### Task to complete
Retype exactly the lines that run from the start of the data to the line holding "1024 || T < 0 ||", including both, and only those.

### Data provided
extern "C" int mil_attn_pool_partial_h(const float* x, const float* scores, const int32_t* tile_map, int T, int L,
                                       float* partials, const float* Wf, int C, float* hrow, const uint32_t* xbits,
                                       float xscale, const uint32_t* mbits, float mscale, void* stream) {
    if (!x || !scores || !tile_map || !partials || !Wf || !hrow) return MIL_EINVAL;
    if (L <= 0 || (L % 256) != 0 || L > 1024 || T < 0 || C <= 0 || C > 4) return MIL_EINVAL;
    return launch_pool_partial(x, scores, tile_map, T, L, partials, Wf, C, hrow, (hipStream_t)stream, xbits, xscale, mbits,
                               mscale);
}

extern "C" int mil_attn_pool_bwd_from_h(const float* scores, const float* lse, const float* hrow, const float* dz,
                                        const float* cdot, const int32_t* tile_map, int T, int C, float* ds, void* stream) {
    if (!scores || !lse || !hrow || !dz || !cdot || !tile_map || !ds || T < 0 || C <= 0 || C > 4) return MIL_EINVAL;
    if (T == 0) return MIL_OK;
    hipLaunchKernelGGL(k_pool_ds_from_h, dim3((T + 7) / 8), dim3(256), 0, (hipStream_t)stream, scores, lse, hrow, dz, cdot,
                       tile_map, T, C, ds);
    MIL_CHECK_LAUNCH();
    return MIL_OK;
}

extern "C" int mil_attn_pool_partial(const float* x, const float* scores, const int32_t* tile_map, int T, int L,
                                     float* partials, const uint32_t* xbits, float xscale, void* stream) {
    if (!x || !scores || !tile_map || !partials) return MIL_EINVAL;
    if (L <= 0 || (L % 256) != 0 || L > 1024 || T < 0) return MIL_EINVAL;
    return launch_pool_partial(x, scores, tile_map, T, L, partials, nullptr, 0, nullptr, (hipStream_t)stream, xbits, xscale);
}

extern "C" int mil_attn_pool_fwd(const float* x, const float* scores, const int32_t* tile_map,
                                 const int32_t* bag_tile_off, int T, int B, int L, float* partials, float* M,
                                 float* lse, const uint32_t* xbits, float xscale, void* stream) {
    if (!x || !scores || !tile_map || !bag_tile_off || !partials || !M || !lse) return MIL_EINVAL;
    if (L <= 0 || (L % 256) != 0 || L > 1024 || B < 0 || T < 0) return MIL_EINVAL;
    hipStream_t st = (hipStream_t)stream;
    const int rc = launch_pool_partial(x, scores, tile_map, T, L, partials, nullptr, 0, nullptr, st, xbits, xscale);
    if (rc != MIL_OK) return rc;
    if (B > 0) {
        hipLaunchKernelGGL(k_pool_merge, dim3(B, L / 128), dim3(256), 0, st, partials, bag_tile_off, M, lse, L, T);
        MIL_CHECK_LAUNCH();
    }
    return MIL_OK;
}

extern "C" int mil_attn_pool_bwd(const float* x, const float* scores, const float* lse, const float* dM,
                                 const float* cdot, const int32_t* tile_map, int T, int L, float* ds, float* dx,
                                 const uint32_t* xbits, float xscale, void* stream) {
    if (!x || !scores || !lse || !dM || !cdot || !tile_map || !ds) return MIL_EINVAL;
    if (L <= 0 || (L % 256) != 0 || L > 1024 || T < 0) return MIL_EINVAL;
    if (T == 0) return MIL_OK;
    hipStream_t st = (hipStream_t)stream;
    switch (L / 256) {
        case 1: hipLaunchKernelGGL(k_pool_bwd_ds<1>, dim3(T), dim3(256), 0, st, x, scores, lse, dM, cdot, tile_map, ds, dx, L, xbits, xscale); break;
        case 2: hipLaunchKernelGGL(k_pool_bwd_ds<2>, dim3(T), dim3(256), 0, st, x, scores, lse, dM, cdot, tile_map, ds, dx, L, xbits, xscale); break;
        case 3: hipLaunchKernelGGL(k_pool_bwd_ds<3>, dim3(T), dim3(256), 0, st, x, scores, lse, dM, cdot, tile_map, ds, dx, L, xbits, xscale); break;
        default: hipLaunchKernelGGL(k_pool_bwd_ds<4>, dim3(T), dim3(256), 0, st, x, scores, lse, dM, cdot, tile_map, ds, dx, L, xbits, xscale); break;
    }
    MIL_CHECK_LAUNCH();
    return MIL_OK;
}

template <bool XB16>
static void launch_gate_bwd_dw(const void* x, const float* gates, const float* ds, const float* w, float* part, float* pbias,
                               int R, int L, int kc, int NJ, int S, const uint32_t* xbits, hipStream_t st,
                               const int32_t* rows_dev = nullptr) {
    const dim3 grid(S * 3 * NJ);
    if (split_kg(R, L) == 2) {
        if (xbits) hipLaunchKernelGGL((k_gate_bwd_dw<XB16, 2, true>), grid, dim3(512), 0, st, x, gates, ds, w, part, pbias, R, L, kc, NJ, xbits, rows_dev);
        else hipLaunchKernelGGL((k_gate_bwd_dw<XB16, 2, false>), grid, dim3(512), 0, st, x, gates, ds, w, part, pbias, R, L, kc, NJ, xbits, rows_dev);
    } else {
        if (xbits) hipLaunchKernelGGL((k_gate_bwd_dw<XB16, 1, true>), grid, dim3(256), 0, st, x, gates, ds, w, part, pbias, R, L, kc, NJ, xbits, rows_dev);
        else hipLaunchKernelGGL((k_gate_bwd_dw<XB16, 1, false>), grid, dim3(256), 0, st, x, gates, ds, w, part, pbias, R, L, kc, NJ, xbits, rows_dev);
    }
}

static inline bool use_dw2(int R, int L) {
#if defined(GB_NO_DW2)
    return false;
#endif
    return split_kg(R, L) == 2 && (long long)R * L < (1ll << 29);
}
static inline size_t gate_bwd_ws_floats(int S, int L) { return (size_t)S * GF_NG * L + (size_t)S * (L / 128) * 4 * 192; }

extern "C" size_t mil_gate_bwd_workspace_floats(int R, int L) {
    if (R <= 0 || L <= 0 || (L % 128) != 0) return 0;
    int kc;
    const int S = split_plan(R, L, &kc);
    return gate_bwd_ws_floats(S, L);
}

static int gate_bwd_partials_impl(const float* x, const float* gates, const float* ds, const float* w, int R, int L,
                                  int D, float* workspace, size_t workspace_floats, const uint32_t* xbits,
                                  const int32_t* rows_dev, void* stream) {
    if (!x || !gates || !ds || !w || !workspace) return MIL_EINVAL;
    if (D != MIL_GATE_D || L <= 0 || (L % 128) != 0 || R <= 0) return MIL_EINVAL;
    int kc;
    const int S = split_plan(R, L, &kc);
    if (workspace_floats < gate_bwd_ws_floats(S, L)) return MIL_ENOSPC;
    const int NJ = L / 128;
    if (use_dw2(R, L)) {
        float* pb = workspace + (size_t)S * GF_NG * L;
        if (xbits)
            hipLaunchKernelGGL(k_gate_bwd_dw2<true>, dim3(S * 3 * NJ), dim3(512), 0, (hipStream_t)stream, x, gates, ds, w, workspace, pb,
                               R, L, kc, NJ, xbits, rows_dev);
        else
            hipLaunchKernelGGL(k_gate_bwd_dw2<false>, dim3(S * 3 * NJ), dim3(512), 0, (hipStream_t)stream, x, gates, ds, w, workspace, pb,
                               R, L, kc, NJ, xbits, rows_dev);
        MIL_CHECK_LAUNCH();
        return MIL_OK;
    }
    launch_gate_bwd_dw<false>((const void*)x, gates, ds, w, workspace, workspace + (size_t)S * GF_NG * L, R, L, kc, NJ, S, xbits,
                              (hipStream_t)stream, rows_dev);
    MIL_CHECK_LAUNCH();
    return MIL_OK;
}

extern "C" int mil_gate_bwd_partials(const float* x, const float* gates, const float* ds, const float* w, int R, int L,
                                     int D, float* workspace, size_t workspace_floats, const uint32_t* xbits,
                                     void* stream) {
    return gate_bwd_partials_impl(x, gates, ds, w, R, L, D, workspace, workspace_floats, xbits, nullptr, stream);
}
extern "C" int mil_gate_bwd_partials_rows(const float* x, const float* gates, const float* ds, const float* w, int R, int L,
                                          int D, float* workspace, size_t workspace_floats, const uint32_t* xbits,
                                          const int32_t* rows_dev, void* stream) {
    return gate_bwd_partials_impl(x, gates, ds, w, R, L, D, workspace, workspace_floats, xbits, rows_dev, stream);
}

extern "C" int mil_gate_bwd_reduce(const float* workspace, int R, int L, float* dWv, float* dbv, float* dWu, float* dbu,
                                   float* dw, float* db, int accumulate, float xscale, void* stream) {
    if (!workspace || !dWv || !dbv || !dWu || !dbu || !dw || !db) return MIL_EINVAL;
    if (L <= 0 || (L % 128) != 0 || R <= 0) return MIL_EINVAL;
    int kc;
    const int S = split_plan(R, L, &kc);
    const int nthreads = GF_NG * (L / 4) + GR_NB * (3 * 192 + 1);
    hipLaunchKernelGGL(k_gate_bwd_reduce, dim3((nthreads + 255) / 256), dim3(256), 0, (hipStream_t)stream, workspace,
                       workspace + (size_t)S * GF_NG * L, S, use_dw2(R, L) ? S * (L / 128) : S, L, dWv, dbv, dWu, dbu, dw, db,
                       accumulate, xscale);
    MIL_CHECK_LAUNCH();
    return MIL_OK;
}

extern "C" int mil_gate_bwd_params_head(const float* x, const float* gates, const float* ds, const float* w, int R, int L,
                                        int D, float* workspace, size_t workspace_floats, float* dWv, float* dbv,
                                        float* dWu, float* dbu, float* dw, float* db, int accumulate, const float* dz,
                                        const float* M, float* dWf, float* dbf, int B, int C, const float* loss_bag,
                                        float* loss_out, const uint32_t* xbits, float xscale, void* stream) {
    if (!dWv || !dbv || !dWu || !dbu || !dw || !db || !dz || !M || !dWf || !dbf) return MIL_EINVAL;
    if (B <= 0 || C <= 0 || C > 32 || (loss_bag && !loss_out)) return MIL_EINVAL;
    const int rc = mil_gate_bwd_partials(x, gates, ds, w, R, L, D, workspace, workspace_floats, xbits, stream);
    if (rc != MIL_OK) return rc;
    int kc;
    const int S = split_plan(R, L, &kc);
    const int nthreads = GF_NG * (L / 4) + GR_NB * (3 * 192 + 1);
    const int nred = (nthreads + 255) / 256, nhead = C * ((L + 63) / 64) + 1;
    const HeadBwdArgs head{dz, M, dWf, dbf, loss_bag, loss_out, B, L, C, accumulate};
    hipLaunchKernelGGL(k_gate_bwd_reduce, dim3(nred + nhead), dim3(256), 0, (hipStream_t)stream, workspace,
                       workspace + (size_t)S * GF_NG * L, S, use_dw2(R, L) ? S * (L / 128) : S, L, dWv, dbv, dWu, dbu, dw, db,
                       accumulate, xbits ? xscale : 1.0f, nred, head);
    MIL_CHECK_LAUNCH();
    return MIL_OK;
}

### Response
extern "C" int mil_attn_pool_partial_h(const float* x, const float* scores, const int32_t* tile_map, int T, int L,
                                       float* partials, const float* Wf, int C, float* hrow, const uint32_t* xbits,
                                       float xscale, const uint32_t* mbits, float mscale, void* stream) {
    if (!x || !scores || !tile_map || !partials || !Wf || !hrow) return MIL_EINVAL;
    if (L <= 0 || (L % 256) != 0 || L > 1024 || T < 0 || C <= 0 || C > 4) return MIL_EINVAL;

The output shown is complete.